++++ Records provided

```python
def build(force: bool = False, verbose: bool = False, diag: bool = False) -> str:
    hipcc = os.environ.get("HIPCC", "/opt/rocm/bin/hipcc")
    hdrs = [os.path.join(CSRC, h) for h in HEADERS]
    objdir = os.path.join(HERE, "build", "diag") if diag else os.path.join(HERE, "build")
    LIB = LIB_DIAG if diag else globals()["LIB"]
    os.makedirs(objdir, exist_ok=True)
    objs = []
    procs = []
    for s in SOURCES:
        src = os.path.join(CSRC, s)
        obj = os.path.join(objdir, s.rsplit(".", 1)[0] + ".o")
# ... 21 lines not shown
```

qublas_amd/capi.py:

```python
from __future__ import annotations

import ctypes as C
import os
from typing import Optional

import numpy as np

from .desc import (Qcomplex, Qu, host_layout, qgemul_desc, qgemul_ep_args, qgemul_epilogue, qgemul_epilogue_cplx, qgemul_info,
                   qgemul_opts)

_HERE = os.path.dirname(os.path.abspath(__file__))
LIB_PATH = os.path.join(_HERE, "libqugemm_diag.so" if os.environ.get("QUBLAS_AMD_DIAG") == "1" else "libqugemm.so")

QG_OK, QG_EINVAL, QG_EUNSUPPORTED, QG_EHIP, QG_ERCCL, QG_ERANGE, QG_ENOGPU = 0, -1, -2, -3, -4, -5, -6
OPT_FORCE_TREE, OPT_CHECK_RANGE, OPT_GENERIC_TREE, OPT_RUNTIME_MODES, OPT_FUSED_EPILOGUE, OPT_UNFUSED_EPILOGUE = 1, 2, 4, 8, 16, 32
OPT_GENERIC_LAYOUT, OPT_LOCKSTEP_TILES, OPT_ARITHMETIC_CONV, OPT_ALL_DEVICES = 64, 128, 256, 512
OPT_BALANCED_LIMBS = 1024
OPERAND_A, OPERAND_B, OPERAND_C = 0, 1, 2
BITS_ASCII, BITS_PACKED = 0, 1
KERNEL_NAMES = {0: "none", 1: "mfma_i8", 2: "mfma_i8_limb", 3: "tree_i32", 4: "tree_i64", 5: "tree_cplx", 6: "tree_cplx_i32", 7: "mfma_cplx", 8: "gemv_i32", 9: "gemv_i64", 10: "tree_i128"}

EXPORTS = [
    "qgemul_classify", "qgemul_strerror", "qgemul_abi_version", "qgemul_last_hip_error", "qgemul_run",
    "qgemul_ctx_create", "qgemul_ctx_destroy", "qgemul_ctx_sync", "qgemul_ctx_stream",
    "qgemul_plan_create", "qgemul_plan_destroy", "qgemul_plan_info",
    "qgemul_dev_alloc", "qgemul_dev_free", "qgemul_memcpy_h2d", "qgemul_memcpy_d2h",
    "qgemul_pack", "qgemul_pack_f64", "qgemul_unpack_c", "qgemul_execute", "qgemul_fill_packed", "qgemul_time_execute",
    "qgemul_classify_ep", "qgemul_plan_create_ep", "qgemul_packed_e_bytes", "qgemul_pack_e", "qgemul_execute_ep",
    "qgemul_time_execute_ep", "qgemul_run_ep", "qgemul_plan_fuses_epilogue", "qgemul_plan_packed_layout", "qgemul_classify_epc", "qgemul_plan_create_epc", "qgemul_run_epc",
    "qgemul_bitstream_bytes", "qgemul_export_bitstream", "qgemul_run_release", "qgemul_run_sharded", "qgemul_execute_host_c", "qgemul_plan_stores_host_c",
    "qgemul_comm_unique_id", "qgemul_comm_create", "qgemul_comm_destroy", "qgemul_comm_info", "qgemul_gather_packed_c", "qgemul_comm_fence",
    "qgemul_comm_sync", "qgemul_comm_barrier", "qgemul_comm_max_f64", "qgemul_last_rccl_error", "qgemul_ctx_device",
]

_lib = None


class QgemulError(RuntimeError):
    def __init__(self, status: int, what: str = ""):
# ... 330 lines not shown
```

qublas_amd/csrc/qg_api.hip:

```cpp
#include <hip/hip_runtime.h>
#include <stdio.h>
#include <stdlib.h>
#include <string.h>

#include <new>

#include "../../include/qgemul.h"
#include "qg_kernels.h"
#include "qg_plan.h"

static thread_local int g_last_hip = 0;

#define QG_HIP(expr)                         \
    do {                                     \
        hipError_t e_ = (expr);              \
        if (e_ != hipSuccess) {              \
            g_last_hip = (int)e_;            \
            return QG_EHIP;                  \
        }                                    \
    } while (0)

struct qgemul_ctx {
    int device;
    hipStream_t stream;
// ... 242 lines not shown
        const bool pp_centred = cfg.variant && !ep && sbits(d->c) <= 31 && (tc.identity || (tc.d >= 0 && tc.W <= 30));
        if (cfg.variant && (int64_t)mn * d->K <= (1ll << 17) - 1 && !an->wide && !an->generic_only && !(centred && LA == 1 && LB == 1 && !pp_centred))
            kernel = d->is_complex ? QG_KERNEL_MFMA_CPLX : ((LA == 1 && LB == 1) ? QG_KERNEL_MFMA_I8 : QG_KERNEL_MFMA_I8_LIMB);
        else if (!d->is_complex && !(d->N == 1 && (an->gemv_ok || an->gemv_wide_ok) && !(flags & QG_OPT_GENERIC_TREE)) &&
                 comp_geometry(LA, LB, d, flags, &comp, &cfg)) {
            kernel = (LA == 1 && LB == 1) ? QG_KERNEL_MFMA_I8 : QG_KERNEL_MFMA_I8_LIMB;
            comp.wide = an->wide;
            snprintf(info->reason, sizeof info->reason, "linear class: %d k-chunk(s) x %d x %d limb groups on the MFMA kernels, exact %s combine", comp.nc, comp.ga, comp.gb,
                     comp.wide ? "128-bit" : "64-bit");
        } else {
            LA = LB = 0;
            centred = false;
            snprintf(info->reason, sizeof info->reason, "linear class, but limbs/K outside the MFMA kernels' range: tree kernel");
        }
    }
    pc->M = d->M;
    pc->N = d->N;
    pc->parts = parts;
    pc->cbytes = pow2_bytes(sbits(d->c));
    if (an->band && pc->cbytes < (hc->sb[0] > hc->sb[1] ? hc->sb[0] : hc->sb[1])) pc->cbytes = hc->sb[0] > hc->sb[1] ? hc->sb[0] : hc->sb[1];
    pc->ldc = d->M;
    pc->elem_bytes = hc->size;
    for (int p = 0; p < 2; ++p) { pc->off[p] = hc->off[p]; pc->sb[p] = hc->sb[p]; }
    if (kernel != QG_KERNEL_NONE) {
        *pa = QPackedGeom{round_up(d->M, cfg.TM), round_up(d->K, cfg.BK), 1, LA, cfg.TM, cfg.BK};
        *pb = QPackedGeom{round_up(d->N, cfg.TN), round_up(d->K, cfg.BK), 1, LB, cfg.TN, cfg.BK};
        if (comp.on) {
            pa->K_p = pb->K_p = round_up(comp.kc, cfg.BK);
            pa->limbs = comp.la[0];
            pb->limbs = comp.lb[0];
        }
        pc->Mp = pa->rows_p;
        pc->Np = pb->rows_p;
        pc->tm = cfg.TM;
        pc->tn = cfg.TN;
        if (d->is_complex) {
            pc->Mp = d->M;
            pc->Np = d->N;
            pc->tm = pc->tn = 0;
        }
    } else {
        const bool fast = !(flags & QG_OPT_GENERIC_TREE);
        const QTreeChoice tc = qg_tree_choice(an, d, flags, false);
        kernel = tc.kernel;
        if (kernel == QG_KERNEL_TREE_I128)
            snprintf(info->reason, sizeof info->reason, "exact tree evaluation on 128-bit values (intermediates of %d bits)", an->max_bits);
        if (kernel == QG_KERNEL_TREE_I32)
            snprintf(info->reason, sizeof info->reason, "exact tree evaluation; tree kernel steps: %s", qg_form_name(tc.tree));
        if (kernel == QG_KERNEL_GEMV_I64)
            snprintf(info->reason, sizeof info->reason, "exact tree evaluation; one-column kernel steps: run-time modes, 64-bit values");
        if (kernel == QG_KERNEL_GEMV_I32)
            snprintf(info->reason, sizeof info->reason, "exact tree evaluation; one-column kernel steps: %s", qg_form_name(tc.gemv));
        if (kernel == QG_KERNEL_TREE_CPLX_I32)
            snprintf(info->reason, sizeof info->reason, "exact tree evaluation; complex kernel steps: %s", qg_form_name(tc.cplx));
        const bool t64 = kernel == QG_KERNEL_TREE_I64 && an->tree64_ok && fast;
        const int64_t Kt = (kernel == QG_KERNEL_TREE_I32 || kernel == QG_KERNEL_TREE_CPLX_I32 || kernel == QG_KERNEL_GEMV_I32 || kernel == QG_KERNEL_GEMV_I64 || t64)
                               ? ((int64_t)1 << an->tree.n_levels_k) : d->K;
        *pa = QPackedGeom{d->M, Kt, info->in_bits[0] <= 32 ? 4 : 8, 0, 0, 0};
// ... 32 lines not shown
        pa->bias = -centreA;
        pb->bias = -centreB;
        pa->rowsum_off = round_up(info->packed_bytes[0], 256);
        pb->rowsum_off = round_up(info->packed_bytes[1], 256);
        info->packed_bytes[0] = pa->rowsum_off + pa->rows_p * 8;
        info->packed_bytes[1] = pb->rowsum_off + pb->rows_p * 8;
    }
    if (!comp.on && !centred) {
        static const bool no_kara = QG_DIAG_ENV("QG_NO_KARA");
        auto ubits = [](qfmt f) { return (int)f.I + (int)f.F + (f.S ? 1 : 0); };
        if (!no_kara && !d->is_complex && LA == 2 && LB == 2 && (kernel == QG_KERNEL_MFMA_I8_LIMB) && (cfg.variant == 3 || cfg.variant == 10) && ubits(d->a[0]) <= 12 &&
            ubits(d->b[0]) <= 12 && d->K * (int64_t)(126 * 126) < (1ll << 31)) {
            cfg.variant = 3;
            for (QPackedGeom* g : {pa, pb}) {
                const qfmt f = g == pa ? d->a[0] : d->b[0];
                g->digit6 = 1;
                g->bias = f.S ? ((int64_t)1 << ((int)f.I + (int)f.F)) : 0;
                g->rowsum_off = g->trailer + QG_TRAILER_BYTES;
            }
            info->packed_bytes[0] += pa->rows_p * 8;
            info->packed_bytes[1] += pb->rows_p * 8;
        }
    }
    info->packed_bytes[2] = (int64_t)parts * pc->Mp * pc->Np * pc->cbytes;
    *pLA = LA;
    *pLB = LB;
    *pVar = cfg;
    if (pc_c) *pc_c = *pc;
    if (ep && an->band) {
        info->supported = 0;
        snprintf(info->reason, sizeof info->reason, "element-wise chain after a plan whose C can leave its format (multi-word comparison artefact of the reference)");
        return QG_EUNSUPPORTED;
    }
    if (ep) {
        if ((d->is_complex != 0) != (ev->im != nullptr)) {
            info->supported = 0;
            snprintf(info->reason, sizeof info->reason, d->is_complex ? "complex GEMM: the chain is a qgemul_epilogue_cplx" : "real GEMM: the chain is a qgemul_epilogue");
            return QG_EINVAL;
        }
        QEpTable local[2];
        QEpTable* t[2] = {ept ? ept : &local[0], ept_im ? ept_im : &local[1]};
        qfmt df[2] = {ep->d, ep->d};
        for (int part = 0; part < parts; ++part) {
            const qgemul_epilogue* e = part ? ev->im : ep;
            int ep_bits = 0;
            char why[96];
// ... 420 lines not shown
    if (!p || !packed_dev || !dst_dev) return QG_EINVAL;
    QG_ON_DEVICE(p->ctx);
    QCGeom c = p->pc;
    c.ldc = ld ? ld : p->desc.M;
    QG_HIP(qg_launch_unpack_c(c, packed_dev, dst_dev, p->ctx->stream, (p->flags & QG_OPT_GENERIC_LAYOUT) ? 1 : 0));
    return QG_OK;
}

static int execute_kernel(qgemul_plan* p, void* packedC, const void* packedA, const void* packedB, const qgemul_ep_args* epa, const HostC* hostc = nullptr);

int qgemul_execute(qgemul_plan* p, void* packedC, const void* packedA, const void* packedB)
{
    if (!p || !packedC || !packedA || !packedB) return QG_EINVAL;
    if (p->has_ep) return QG_EINVAL;
    if (p->desc.M == 0 || p->desc.N == 0) return QG_OK;
    QG_ON_DEVICE(p->ctx);
    return execute_kernel(p, packedC, packedA, packedB, nullptr);
}

static bool stores_host_c(const qgemul_plan* p)
{
    if (p->has_ep || p->desc.is_complex || wide_epilogue(p) || p->comp.on) return false;
    if (p->info.kernel != QG_KERNEL_MFMA_I8 && p->info.kernel != QG_KERNEL_MFMA_I8_LIMB) return false;
    if (p->variant != 9 && p->variant != 10) return false;
    if (p->variant == 10 && (p->pa.rows_p / p->cfg.TM) * (p->pb.rows_p / p->cfg.TN) < 256) return false;
    return (p->pc.cbytes == 4 || p->pc.cbytes == 8) && p->pc.cbytes == p->hc.size;
}

int qgemul_plan_stores_host_c(const qgemul_plan* p) { return p && stores_host_c(p) ? 1 : 0; }

int qgemul_execute_host_c(qgemul_plan* p, void* C_dev, int64_t ldc, const void* packedA, const void* packedB)
{
    if (!p || !C_dev || !packedA || !packedB || p->has_ep) return QG_EINVAL;
    if (ldc && ldc < p->desc.M) return QG_EINVAL;
    if (p->desc.M == 0 || p->desc.N == 0) return QG_OK;
    QG_ON_DEVICE(p->ctx);
    if (stores_host_c(p)) {
        const HostC h{C_dev, ldc ? ldc : p->desc.M};
        return execute_kernel(p, C_dev, packedA, packedB, nullptr, &h);
    }
    if (!p->hostc_pc) QG_HIP(hipMalloc(&p->hostc_pc, (size_t)p->info.packed_bytes[2] ? (size_t)p->info.packed_bytes[2] : 16));
    const int st = execute_kernel(p, p->hostc_pc, packedA, packedB, nullptr);
    if (st != QG_OK) return st;
    QCGeom c = p->pc;
    c.ldc = ldc ? ldc : p->desc.M;
    QG_HIP(qg_launch_unpack_c(c, p->hostc_pc, C_dev, p->ctx->stream, (p->flags & QG_OPT_GENERIC_LAYOUT) ? 1 : 0));
    return QG_OK;
// ... 170 lines not shown
        memset(&a, 0, sizeof a);
        a.A = (const int8_t*)packedA;
        a.B = (const int8_t*)packedB;
        a.C = packedC;
        a.Mp = p->pa.rows_p;
        a.Np = p->pb.rows_p;
        a.Kp = p->pa.K_p;
        a.cbytes = pcg.cbytes;
        a.variant = p->variant;
        a.to_c = p->an.lin.to_c[0];
        a.maskA = p->pa.trailer ? (const uint32_t*)((const char*)packedA + p->pa.trailer) : nullptr;
        a.maskB = p->pb.trailer ? (const uint32_t*)((const char*)packedB + p->pb.trailer) : nullptr;
#ifdef QG_DIAG
        a.dbg = g_diag_stamps;
#endif
        centre_args(p, a, packedA, packedB);
        if (p->pa.digit6) {
            a.kara = 1;
            a.rsA = (const int64_t*)((const char*)packedA + p->pa.rowsum_off);
            a.rsB = (const int64_t*)((const char*)packedB + p->pb.rowsum_off);
            a.biasA = p->pa.bias;
            a.biasB = p->pb.bias;
            a.corr = p->desc.K * p->pa.bias * p->pb.bias;
        }
        if (wide_epilogue(p)) {
            a.C = p->wide_ws;
            a.cbytes = 4;
            memset(&a.to_c, 0, sizeof a.to_c);
            a.to_c.identity = 1;
            QG_HIP(qg_launch_mfma(p->LA, p->LB, a, st));
            QEltwiseArgs f;
            memset(&f, 0, sizeof f);
            f.C = (const char*)p->wide_ws;
            f.D = (char*)packedC;
            f.n = pcg.Mp * pcg.Np;
            f.cbytes = 4;
            f.t.dbytes = pcg.cbytes;
            f.t.to_d = p->an.lin.to_c[0];
            QG_HIP(qg_launch_eltwise(f, st));
            return QG_OK;
        }
        if (hostc) {
            a.C = hostc->C;
            a.c_host = 1;
            a.c_ld = hostc->ld;
            a.c_M = p->desc.M;
// ... 582 lines not shown
```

++++++++

All lines in the records with the string "linear" should be copied out.

▶ _Written response_
            snprintf(info->reason, sizeof info->reason, "linear class: %d k-chunk(s) x %d x %d limb groups on the MFMA kernels, exact %s combine", comp.nc, comp.ga, comp.gb,
            snprintf(info->reason, sizeof info->reason, "linear class, but limbs/K outside the MFMA kernels' range: tree kernel");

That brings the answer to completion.